*Directions*
Return every line from the one with "COV_TILE = 64" through the one with "LAT_MAX_INDEX = 64", inclusive, exactly as it appears below.

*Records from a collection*
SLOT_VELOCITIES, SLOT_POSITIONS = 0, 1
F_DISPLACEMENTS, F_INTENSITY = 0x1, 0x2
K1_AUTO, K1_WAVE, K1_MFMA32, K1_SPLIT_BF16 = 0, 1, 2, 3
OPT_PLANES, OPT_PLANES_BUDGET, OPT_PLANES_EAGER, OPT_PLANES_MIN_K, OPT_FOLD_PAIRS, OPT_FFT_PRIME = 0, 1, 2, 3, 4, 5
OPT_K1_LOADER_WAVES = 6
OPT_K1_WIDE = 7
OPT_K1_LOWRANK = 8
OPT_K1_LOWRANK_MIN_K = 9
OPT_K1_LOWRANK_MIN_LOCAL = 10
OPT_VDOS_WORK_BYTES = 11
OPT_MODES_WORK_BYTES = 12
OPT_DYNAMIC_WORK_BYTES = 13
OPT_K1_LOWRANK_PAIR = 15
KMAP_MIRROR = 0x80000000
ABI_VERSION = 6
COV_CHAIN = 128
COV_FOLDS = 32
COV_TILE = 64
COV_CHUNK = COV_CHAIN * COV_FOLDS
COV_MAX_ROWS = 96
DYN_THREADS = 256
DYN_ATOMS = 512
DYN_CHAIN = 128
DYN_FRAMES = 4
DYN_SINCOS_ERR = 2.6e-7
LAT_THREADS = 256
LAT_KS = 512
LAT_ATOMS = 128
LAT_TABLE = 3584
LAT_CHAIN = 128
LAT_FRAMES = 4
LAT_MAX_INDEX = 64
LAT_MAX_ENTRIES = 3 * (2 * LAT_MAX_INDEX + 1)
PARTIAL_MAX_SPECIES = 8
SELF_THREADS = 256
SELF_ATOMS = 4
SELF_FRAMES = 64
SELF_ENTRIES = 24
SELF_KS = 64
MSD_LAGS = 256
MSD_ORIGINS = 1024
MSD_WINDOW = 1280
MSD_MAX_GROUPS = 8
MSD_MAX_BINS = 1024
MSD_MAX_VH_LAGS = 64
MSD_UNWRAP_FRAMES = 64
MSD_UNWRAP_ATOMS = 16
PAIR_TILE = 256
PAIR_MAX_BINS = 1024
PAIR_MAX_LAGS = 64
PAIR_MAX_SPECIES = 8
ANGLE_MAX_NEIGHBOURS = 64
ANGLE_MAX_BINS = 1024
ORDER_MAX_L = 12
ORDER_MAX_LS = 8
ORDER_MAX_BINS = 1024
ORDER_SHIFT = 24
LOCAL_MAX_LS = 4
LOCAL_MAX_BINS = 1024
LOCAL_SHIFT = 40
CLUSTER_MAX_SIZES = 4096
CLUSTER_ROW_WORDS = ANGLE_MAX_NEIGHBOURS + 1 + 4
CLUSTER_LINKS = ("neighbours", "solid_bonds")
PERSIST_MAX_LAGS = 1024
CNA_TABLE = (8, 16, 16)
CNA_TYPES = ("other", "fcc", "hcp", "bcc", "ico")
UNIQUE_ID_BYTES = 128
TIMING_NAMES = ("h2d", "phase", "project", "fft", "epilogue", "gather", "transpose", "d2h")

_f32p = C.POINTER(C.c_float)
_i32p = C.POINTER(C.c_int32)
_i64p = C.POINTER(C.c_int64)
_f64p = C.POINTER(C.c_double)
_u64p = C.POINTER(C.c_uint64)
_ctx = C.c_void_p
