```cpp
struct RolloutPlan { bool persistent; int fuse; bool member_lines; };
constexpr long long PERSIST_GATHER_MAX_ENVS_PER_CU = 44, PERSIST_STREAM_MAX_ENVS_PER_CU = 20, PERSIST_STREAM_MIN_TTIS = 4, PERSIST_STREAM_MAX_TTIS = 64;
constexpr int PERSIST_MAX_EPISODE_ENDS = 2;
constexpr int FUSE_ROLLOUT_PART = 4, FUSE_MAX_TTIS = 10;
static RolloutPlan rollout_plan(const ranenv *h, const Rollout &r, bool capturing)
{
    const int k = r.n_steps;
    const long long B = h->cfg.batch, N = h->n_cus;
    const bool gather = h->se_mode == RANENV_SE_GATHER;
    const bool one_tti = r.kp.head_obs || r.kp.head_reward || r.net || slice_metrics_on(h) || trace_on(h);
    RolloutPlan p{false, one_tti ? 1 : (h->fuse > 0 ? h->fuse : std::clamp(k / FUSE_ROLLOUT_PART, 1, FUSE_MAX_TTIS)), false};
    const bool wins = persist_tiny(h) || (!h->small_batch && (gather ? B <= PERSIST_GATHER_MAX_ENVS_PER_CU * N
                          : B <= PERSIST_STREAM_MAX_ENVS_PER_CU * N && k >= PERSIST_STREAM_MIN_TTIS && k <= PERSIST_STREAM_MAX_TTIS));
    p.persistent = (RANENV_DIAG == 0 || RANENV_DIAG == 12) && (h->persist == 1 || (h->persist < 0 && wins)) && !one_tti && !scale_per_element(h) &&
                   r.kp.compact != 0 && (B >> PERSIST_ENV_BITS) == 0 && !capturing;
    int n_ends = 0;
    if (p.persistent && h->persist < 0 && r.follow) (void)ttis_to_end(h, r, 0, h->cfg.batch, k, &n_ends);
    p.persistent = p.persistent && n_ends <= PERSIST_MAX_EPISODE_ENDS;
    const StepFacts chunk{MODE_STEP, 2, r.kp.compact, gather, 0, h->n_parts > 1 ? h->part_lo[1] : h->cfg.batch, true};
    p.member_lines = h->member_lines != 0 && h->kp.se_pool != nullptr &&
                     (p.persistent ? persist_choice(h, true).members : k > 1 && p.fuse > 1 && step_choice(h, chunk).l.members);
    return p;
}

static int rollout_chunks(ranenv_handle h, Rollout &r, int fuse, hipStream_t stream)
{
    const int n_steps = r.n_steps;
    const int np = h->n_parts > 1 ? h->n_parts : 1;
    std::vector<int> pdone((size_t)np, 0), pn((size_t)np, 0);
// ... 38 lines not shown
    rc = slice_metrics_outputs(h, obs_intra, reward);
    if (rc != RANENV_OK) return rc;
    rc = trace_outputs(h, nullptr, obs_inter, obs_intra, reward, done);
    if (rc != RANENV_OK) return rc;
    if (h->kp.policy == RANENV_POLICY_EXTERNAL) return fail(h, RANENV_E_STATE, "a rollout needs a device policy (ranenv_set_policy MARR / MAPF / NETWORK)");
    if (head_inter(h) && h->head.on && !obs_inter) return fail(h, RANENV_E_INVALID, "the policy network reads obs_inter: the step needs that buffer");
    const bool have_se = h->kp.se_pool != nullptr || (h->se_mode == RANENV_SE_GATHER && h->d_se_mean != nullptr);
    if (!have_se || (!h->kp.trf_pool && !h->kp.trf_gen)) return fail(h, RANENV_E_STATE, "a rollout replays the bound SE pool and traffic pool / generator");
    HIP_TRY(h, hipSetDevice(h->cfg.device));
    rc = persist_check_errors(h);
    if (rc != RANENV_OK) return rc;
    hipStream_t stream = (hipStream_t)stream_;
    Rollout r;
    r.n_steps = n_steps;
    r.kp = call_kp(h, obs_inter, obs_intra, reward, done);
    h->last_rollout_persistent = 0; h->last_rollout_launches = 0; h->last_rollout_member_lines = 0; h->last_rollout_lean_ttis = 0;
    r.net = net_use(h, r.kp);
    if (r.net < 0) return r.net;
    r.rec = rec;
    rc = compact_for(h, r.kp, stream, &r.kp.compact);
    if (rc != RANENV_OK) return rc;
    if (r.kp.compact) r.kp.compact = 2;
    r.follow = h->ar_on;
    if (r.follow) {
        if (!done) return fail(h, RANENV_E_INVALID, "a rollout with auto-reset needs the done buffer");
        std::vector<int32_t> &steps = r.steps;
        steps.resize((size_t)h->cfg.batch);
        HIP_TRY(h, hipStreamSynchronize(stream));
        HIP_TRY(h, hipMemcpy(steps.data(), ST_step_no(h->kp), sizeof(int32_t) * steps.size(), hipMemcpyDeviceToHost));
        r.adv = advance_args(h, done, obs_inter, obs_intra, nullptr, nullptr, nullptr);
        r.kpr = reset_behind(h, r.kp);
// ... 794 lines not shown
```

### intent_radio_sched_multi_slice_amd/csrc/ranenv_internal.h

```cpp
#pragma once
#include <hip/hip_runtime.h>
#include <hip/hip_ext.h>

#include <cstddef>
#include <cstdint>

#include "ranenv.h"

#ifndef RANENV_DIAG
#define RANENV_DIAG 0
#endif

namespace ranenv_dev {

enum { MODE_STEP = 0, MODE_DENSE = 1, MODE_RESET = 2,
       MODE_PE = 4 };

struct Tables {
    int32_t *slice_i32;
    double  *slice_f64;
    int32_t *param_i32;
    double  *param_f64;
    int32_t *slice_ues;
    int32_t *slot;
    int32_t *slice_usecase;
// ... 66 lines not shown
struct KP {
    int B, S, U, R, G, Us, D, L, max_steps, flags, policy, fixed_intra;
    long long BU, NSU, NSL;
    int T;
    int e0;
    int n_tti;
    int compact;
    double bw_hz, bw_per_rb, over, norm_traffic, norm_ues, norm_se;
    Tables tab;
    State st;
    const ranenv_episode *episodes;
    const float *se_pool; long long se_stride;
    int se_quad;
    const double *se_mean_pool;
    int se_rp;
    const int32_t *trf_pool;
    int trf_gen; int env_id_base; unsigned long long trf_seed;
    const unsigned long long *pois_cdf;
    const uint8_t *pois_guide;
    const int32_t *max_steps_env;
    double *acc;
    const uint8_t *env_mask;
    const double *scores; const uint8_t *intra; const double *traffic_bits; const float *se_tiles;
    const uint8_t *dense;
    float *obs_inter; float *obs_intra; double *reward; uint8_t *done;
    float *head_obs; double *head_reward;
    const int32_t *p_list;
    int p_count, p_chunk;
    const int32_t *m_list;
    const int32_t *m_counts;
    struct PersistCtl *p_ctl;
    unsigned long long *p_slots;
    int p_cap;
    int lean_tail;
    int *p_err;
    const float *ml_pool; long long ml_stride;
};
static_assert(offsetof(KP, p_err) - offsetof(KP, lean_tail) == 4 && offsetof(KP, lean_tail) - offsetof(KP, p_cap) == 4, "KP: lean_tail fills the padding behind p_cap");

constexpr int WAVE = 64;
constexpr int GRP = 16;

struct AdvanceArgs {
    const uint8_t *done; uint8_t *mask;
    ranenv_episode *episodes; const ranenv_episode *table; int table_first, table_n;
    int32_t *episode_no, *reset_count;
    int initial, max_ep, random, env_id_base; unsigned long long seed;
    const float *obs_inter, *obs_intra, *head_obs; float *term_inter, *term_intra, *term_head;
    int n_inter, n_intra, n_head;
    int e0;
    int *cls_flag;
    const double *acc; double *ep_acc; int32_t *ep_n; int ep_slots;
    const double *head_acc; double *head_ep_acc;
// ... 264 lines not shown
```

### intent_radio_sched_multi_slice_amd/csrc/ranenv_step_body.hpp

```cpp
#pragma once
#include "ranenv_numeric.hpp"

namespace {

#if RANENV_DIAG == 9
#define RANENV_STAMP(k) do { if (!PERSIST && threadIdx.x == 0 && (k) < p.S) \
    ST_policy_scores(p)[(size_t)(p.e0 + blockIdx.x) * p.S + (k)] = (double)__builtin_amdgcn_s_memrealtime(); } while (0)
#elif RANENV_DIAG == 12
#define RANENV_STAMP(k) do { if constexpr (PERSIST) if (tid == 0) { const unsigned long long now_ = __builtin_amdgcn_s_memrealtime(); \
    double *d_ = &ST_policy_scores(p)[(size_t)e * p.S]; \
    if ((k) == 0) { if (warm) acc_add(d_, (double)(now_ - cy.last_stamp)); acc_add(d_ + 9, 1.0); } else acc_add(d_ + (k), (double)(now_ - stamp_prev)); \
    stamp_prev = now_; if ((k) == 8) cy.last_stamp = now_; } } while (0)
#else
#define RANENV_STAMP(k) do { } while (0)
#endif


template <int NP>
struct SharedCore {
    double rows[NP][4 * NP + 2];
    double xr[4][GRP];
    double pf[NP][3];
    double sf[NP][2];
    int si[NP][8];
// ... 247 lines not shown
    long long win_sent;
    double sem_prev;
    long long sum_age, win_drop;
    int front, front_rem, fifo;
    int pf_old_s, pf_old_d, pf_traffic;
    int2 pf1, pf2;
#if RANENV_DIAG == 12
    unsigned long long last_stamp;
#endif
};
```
...
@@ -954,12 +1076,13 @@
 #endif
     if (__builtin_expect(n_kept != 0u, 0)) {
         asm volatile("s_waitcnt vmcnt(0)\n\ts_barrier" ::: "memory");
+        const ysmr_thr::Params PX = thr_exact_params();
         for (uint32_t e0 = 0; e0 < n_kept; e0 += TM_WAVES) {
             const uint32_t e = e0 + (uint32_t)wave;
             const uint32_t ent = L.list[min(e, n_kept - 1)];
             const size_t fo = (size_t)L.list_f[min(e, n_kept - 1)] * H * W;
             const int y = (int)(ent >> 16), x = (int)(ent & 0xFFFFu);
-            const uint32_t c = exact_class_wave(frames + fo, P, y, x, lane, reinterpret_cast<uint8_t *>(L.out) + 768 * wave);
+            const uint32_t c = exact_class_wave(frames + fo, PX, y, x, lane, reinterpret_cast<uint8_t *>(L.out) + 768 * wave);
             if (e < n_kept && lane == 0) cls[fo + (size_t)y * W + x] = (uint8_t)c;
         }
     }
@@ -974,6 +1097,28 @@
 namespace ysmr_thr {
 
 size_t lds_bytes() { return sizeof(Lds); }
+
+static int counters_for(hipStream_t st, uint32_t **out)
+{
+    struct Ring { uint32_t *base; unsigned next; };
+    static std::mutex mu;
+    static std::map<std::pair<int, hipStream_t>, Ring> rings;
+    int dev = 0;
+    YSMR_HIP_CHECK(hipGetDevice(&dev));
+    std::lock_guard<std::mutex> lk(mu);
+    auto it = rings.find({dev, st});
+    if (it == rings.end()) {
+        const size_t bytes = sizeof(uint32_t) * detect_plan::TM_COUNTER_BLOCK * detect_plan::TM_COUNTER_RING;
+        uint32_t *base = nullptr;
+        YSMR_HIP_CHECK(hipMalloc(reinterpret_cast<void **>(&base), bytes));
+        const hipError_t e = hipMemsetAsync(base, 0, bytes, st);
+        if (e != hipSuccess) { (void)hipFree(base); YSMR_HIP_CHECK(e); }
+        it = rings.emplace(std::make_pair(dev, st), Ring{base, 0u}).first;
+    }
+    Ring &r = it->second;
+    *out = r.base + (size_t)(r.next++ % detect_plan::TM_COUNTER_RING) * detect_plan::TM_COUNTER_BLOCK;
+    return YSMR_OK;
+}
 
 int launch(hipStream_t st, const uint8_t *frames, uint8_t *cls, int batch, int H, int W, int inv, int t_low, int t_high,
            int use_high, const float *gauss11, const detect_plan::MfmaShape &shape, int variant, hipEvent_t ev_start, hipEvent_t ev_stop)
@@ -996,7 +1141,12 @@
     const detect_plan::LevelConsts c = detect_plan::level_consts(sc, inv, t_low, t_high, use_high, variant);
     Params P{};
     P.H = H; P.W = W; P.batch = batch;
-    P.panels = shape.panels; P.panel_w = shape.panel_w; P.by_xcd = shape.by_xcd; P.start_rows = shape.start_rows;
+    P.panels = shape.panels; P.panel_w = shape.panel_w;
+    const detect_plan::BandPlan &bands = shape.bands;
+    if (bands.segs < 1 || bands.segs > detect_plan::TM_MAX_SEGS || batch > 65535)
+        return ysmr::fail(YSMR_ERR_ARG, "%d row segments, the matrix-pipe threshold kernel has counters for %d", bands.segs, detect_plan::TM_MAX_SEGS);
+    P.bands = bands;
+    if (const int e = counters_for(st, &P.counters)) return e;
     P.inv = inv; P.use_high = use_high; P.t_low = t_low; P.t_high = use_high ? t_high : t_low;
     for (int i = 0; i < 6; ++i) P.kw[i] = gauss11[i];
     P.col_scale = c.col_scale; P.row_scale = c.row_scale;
--
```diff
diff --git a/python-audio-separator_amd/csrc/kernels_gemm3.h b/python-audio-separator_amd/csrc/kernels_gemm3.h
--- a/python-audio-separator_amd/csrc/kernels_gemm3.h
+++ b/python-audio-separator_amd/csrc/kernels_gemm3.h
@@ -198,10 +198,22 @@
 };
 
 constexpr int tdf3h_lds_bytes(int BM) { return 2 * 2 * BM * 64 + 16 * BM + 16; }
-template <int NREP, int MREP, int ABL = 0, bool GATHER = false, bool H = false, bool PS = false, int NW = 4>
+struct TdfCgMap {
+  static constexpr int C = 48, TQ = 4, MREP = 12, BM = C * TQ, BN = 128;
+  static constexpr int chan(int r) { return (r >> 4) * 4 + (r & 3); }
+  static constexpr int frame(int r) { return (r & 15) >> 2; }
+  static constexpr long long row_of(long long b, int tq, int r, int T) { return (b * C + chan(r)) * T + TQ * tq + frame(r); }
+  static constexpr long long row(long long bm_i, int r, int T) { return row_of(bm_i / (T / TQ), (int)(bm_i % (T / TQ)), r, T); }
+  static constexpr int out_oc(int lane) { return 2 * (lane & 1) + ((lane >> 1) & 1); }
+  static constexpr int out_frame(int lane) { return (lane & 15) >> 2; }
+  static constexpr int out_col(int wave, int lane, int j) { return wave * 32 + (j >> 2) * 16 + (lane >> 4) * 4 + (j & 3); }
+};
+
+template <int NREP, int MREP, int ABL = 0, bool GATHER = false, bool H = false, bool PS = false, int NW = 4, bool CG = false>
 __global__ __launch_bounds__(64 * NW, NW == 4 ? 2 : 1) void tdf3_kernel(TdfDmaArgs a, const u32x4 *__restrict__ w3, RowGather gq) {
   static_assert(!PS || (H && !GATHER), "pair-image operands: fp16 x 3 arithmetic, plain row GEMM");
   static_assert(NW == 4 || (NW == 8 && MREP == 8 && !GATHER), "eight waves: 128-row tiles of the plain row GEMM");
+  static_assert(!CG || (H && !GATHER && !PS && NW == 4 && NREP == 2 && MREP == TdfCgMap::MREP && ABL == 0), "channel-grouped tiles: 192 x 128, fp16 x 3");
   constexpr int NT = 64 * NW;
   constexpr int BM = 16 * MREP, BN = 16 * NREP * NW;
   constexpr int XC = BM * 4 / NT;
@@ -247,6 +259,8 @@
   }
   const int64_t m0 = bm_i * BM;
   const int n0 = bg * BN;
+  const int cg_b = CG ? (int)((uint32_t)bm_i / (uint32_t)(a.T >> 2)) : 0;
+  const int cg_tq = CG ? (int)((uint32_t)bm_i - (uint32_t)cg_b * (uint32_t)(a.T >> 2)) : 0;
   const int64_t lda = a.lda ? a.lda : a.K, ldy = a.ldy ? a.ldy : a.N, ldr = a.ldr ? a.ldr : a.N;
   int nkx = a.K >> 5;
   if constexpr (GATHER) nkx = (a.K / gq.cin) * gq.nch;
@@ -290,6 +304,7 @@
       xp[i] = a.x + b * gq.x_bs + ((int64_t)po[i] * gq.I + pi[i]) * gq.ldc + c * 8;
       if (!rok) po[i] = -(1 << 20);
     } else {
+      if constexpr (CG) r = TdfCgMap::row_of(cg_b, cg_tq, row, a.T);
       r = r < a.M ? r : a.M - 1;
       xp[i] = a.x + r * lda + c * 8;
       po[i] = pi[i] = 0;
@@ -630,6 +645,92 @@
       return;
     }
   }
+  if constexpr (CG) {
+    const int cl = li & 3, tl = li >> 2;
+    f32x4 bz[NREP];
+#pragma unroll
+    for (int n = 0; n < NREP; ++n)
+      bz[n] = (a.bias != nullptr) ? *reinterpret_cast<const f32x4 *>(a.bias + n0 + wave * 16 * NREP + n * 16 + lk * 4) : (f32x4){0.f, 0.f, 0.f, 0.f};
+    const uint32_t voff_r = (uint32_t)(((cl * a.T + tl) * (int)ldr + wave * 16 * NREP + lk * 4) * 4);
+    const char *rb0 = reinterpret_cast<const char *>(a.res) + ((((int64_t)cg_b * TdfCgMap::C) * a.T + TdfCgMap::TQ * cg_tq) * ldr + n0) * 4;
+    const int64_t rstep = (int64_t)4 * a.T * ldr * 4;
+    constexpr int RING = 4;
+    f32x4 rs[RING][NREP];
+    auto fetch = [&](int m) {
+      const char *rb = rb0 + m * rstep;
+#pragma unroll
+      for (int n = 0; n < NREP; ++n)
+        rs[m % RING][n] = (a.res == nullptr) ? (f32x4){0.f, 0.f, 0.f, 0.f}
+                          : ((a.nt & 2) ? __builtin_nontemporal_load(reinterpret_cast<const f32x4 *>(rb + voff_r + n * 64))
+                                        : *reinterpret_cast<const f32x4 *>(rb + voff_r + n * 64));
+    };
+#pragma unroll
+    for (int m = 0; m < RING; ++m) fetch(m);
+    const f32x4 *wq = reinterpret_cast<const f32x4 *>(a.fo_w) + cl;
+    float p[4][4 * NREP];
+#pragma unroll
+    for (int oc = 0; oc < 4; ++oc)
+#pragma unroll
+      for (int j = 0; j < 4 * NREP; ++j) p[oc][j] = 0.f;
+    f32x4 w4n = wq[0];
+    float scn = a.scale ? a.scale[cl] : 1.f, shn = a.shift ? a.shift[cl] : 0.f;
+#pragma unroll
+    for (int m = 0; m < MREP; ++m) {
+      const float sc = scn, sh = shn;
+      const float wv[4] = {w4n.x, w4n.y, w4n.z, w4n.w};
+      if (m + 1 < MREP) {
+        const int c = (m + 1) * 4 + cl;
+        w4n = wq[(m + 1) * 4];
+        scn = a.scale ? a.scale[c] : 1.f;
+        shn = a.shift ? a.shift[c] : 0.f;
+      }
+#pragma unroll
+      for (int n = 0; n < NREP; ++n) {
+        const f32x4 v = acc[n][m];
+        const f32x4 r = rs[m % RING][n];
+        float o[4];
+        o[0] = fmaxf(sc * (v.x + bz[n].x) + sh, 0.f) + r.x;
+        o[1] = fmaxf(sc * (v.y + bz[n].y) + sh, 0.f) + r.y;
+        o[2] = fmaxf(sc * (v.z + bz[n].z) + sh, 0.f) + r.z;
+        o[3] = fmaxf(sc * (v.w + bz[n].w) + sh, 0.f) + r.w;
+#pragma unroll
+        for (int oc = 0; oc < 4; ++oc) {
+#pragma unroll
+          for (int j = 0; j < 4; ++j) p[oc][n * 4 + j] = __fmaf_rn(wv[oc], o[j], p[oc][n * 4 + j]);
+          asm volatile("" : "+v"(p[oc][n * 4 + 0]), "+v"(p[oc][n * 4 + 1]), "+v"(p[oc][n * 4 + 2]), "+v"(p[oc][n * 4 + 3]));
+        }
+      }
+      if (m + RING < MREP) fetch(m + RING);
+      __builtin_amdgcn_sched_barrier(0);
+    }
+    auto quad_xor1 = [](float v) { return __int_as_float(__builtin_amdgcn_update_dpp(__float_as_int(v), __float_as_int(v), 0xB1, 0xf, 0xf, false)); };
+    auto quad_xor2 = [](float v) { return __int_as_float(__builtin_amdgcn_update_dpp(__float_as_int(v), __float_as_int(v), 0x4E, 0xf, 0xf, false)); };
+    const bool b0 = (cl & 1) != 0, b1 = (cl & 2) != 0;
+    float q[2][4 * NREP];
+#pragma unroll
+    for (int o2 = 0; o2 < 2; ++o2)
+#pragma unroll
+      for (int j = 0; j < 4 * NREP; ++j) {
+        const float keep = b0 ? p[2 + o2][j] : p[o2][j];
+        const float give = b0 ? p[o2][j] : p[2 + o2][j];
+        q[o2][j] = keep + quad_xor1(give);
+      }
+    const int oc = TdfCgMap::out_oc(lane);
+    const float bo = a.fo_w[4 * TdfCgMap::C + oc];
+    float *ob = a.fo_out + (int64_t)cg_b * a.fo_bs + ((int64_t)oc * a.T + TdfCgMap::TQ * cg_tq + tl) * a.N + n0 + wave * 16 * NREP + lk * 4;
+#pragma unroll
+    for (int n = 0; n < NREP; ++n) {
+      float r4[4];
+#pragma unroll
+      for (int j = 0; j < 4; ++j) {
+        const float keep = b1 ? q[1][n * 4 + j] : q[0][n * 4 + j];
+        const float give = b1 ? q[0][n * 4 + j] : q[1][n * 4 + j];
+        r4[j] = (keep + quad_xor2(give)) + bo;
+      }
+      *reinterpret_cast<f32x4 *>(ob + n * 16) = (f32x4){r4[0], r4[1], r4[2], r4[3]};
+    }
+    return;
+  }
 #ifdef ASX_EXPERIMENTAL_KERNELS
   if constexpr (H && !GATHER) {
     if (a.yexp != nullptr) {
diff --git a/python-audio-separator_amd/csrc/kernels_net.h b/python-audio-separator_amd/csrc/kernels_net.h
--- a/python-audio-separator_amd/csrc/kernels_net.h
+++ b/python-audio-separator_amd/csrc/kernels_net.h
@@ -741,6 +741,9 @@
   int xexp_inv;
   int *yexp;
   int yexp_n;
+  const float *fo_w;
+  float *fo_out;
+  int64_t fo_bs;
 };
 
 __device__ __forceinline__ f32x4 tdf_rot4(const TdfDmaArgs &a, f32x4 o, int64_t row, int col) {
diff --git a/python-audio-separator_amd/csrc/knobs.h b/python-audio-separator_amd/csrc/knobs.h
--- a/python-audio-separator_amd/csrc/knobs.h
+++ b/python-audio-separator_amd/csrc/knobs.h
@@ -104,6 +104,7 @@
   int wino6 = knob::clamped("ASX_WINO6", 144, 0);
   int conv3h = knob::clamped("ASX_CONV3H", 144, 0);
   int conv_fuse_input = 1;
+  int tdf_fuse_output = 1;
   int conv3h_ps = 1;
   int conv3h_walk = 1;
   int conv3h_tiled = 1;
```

*Solution below*
COV_TILE = 64
COV_CHUNK = COV_CHAIN * COV_FOLDS
COV_MAX_ROWS = 96
DYN_THREADS = 256
DYN_ATOMS = 512
DYN_CHAIN = 128
DYN_FRAMES = 4
DYN_SINCOS_ERR = 2.6e-7
LAT_THREADS = 256
LAT_KS = 512
LAT_ATOMS = 128
LAT_TABLE = 3584
LAT_CHAIN = 128
LAT_FRAMES = 4
LAT_MAX_INDEX = 64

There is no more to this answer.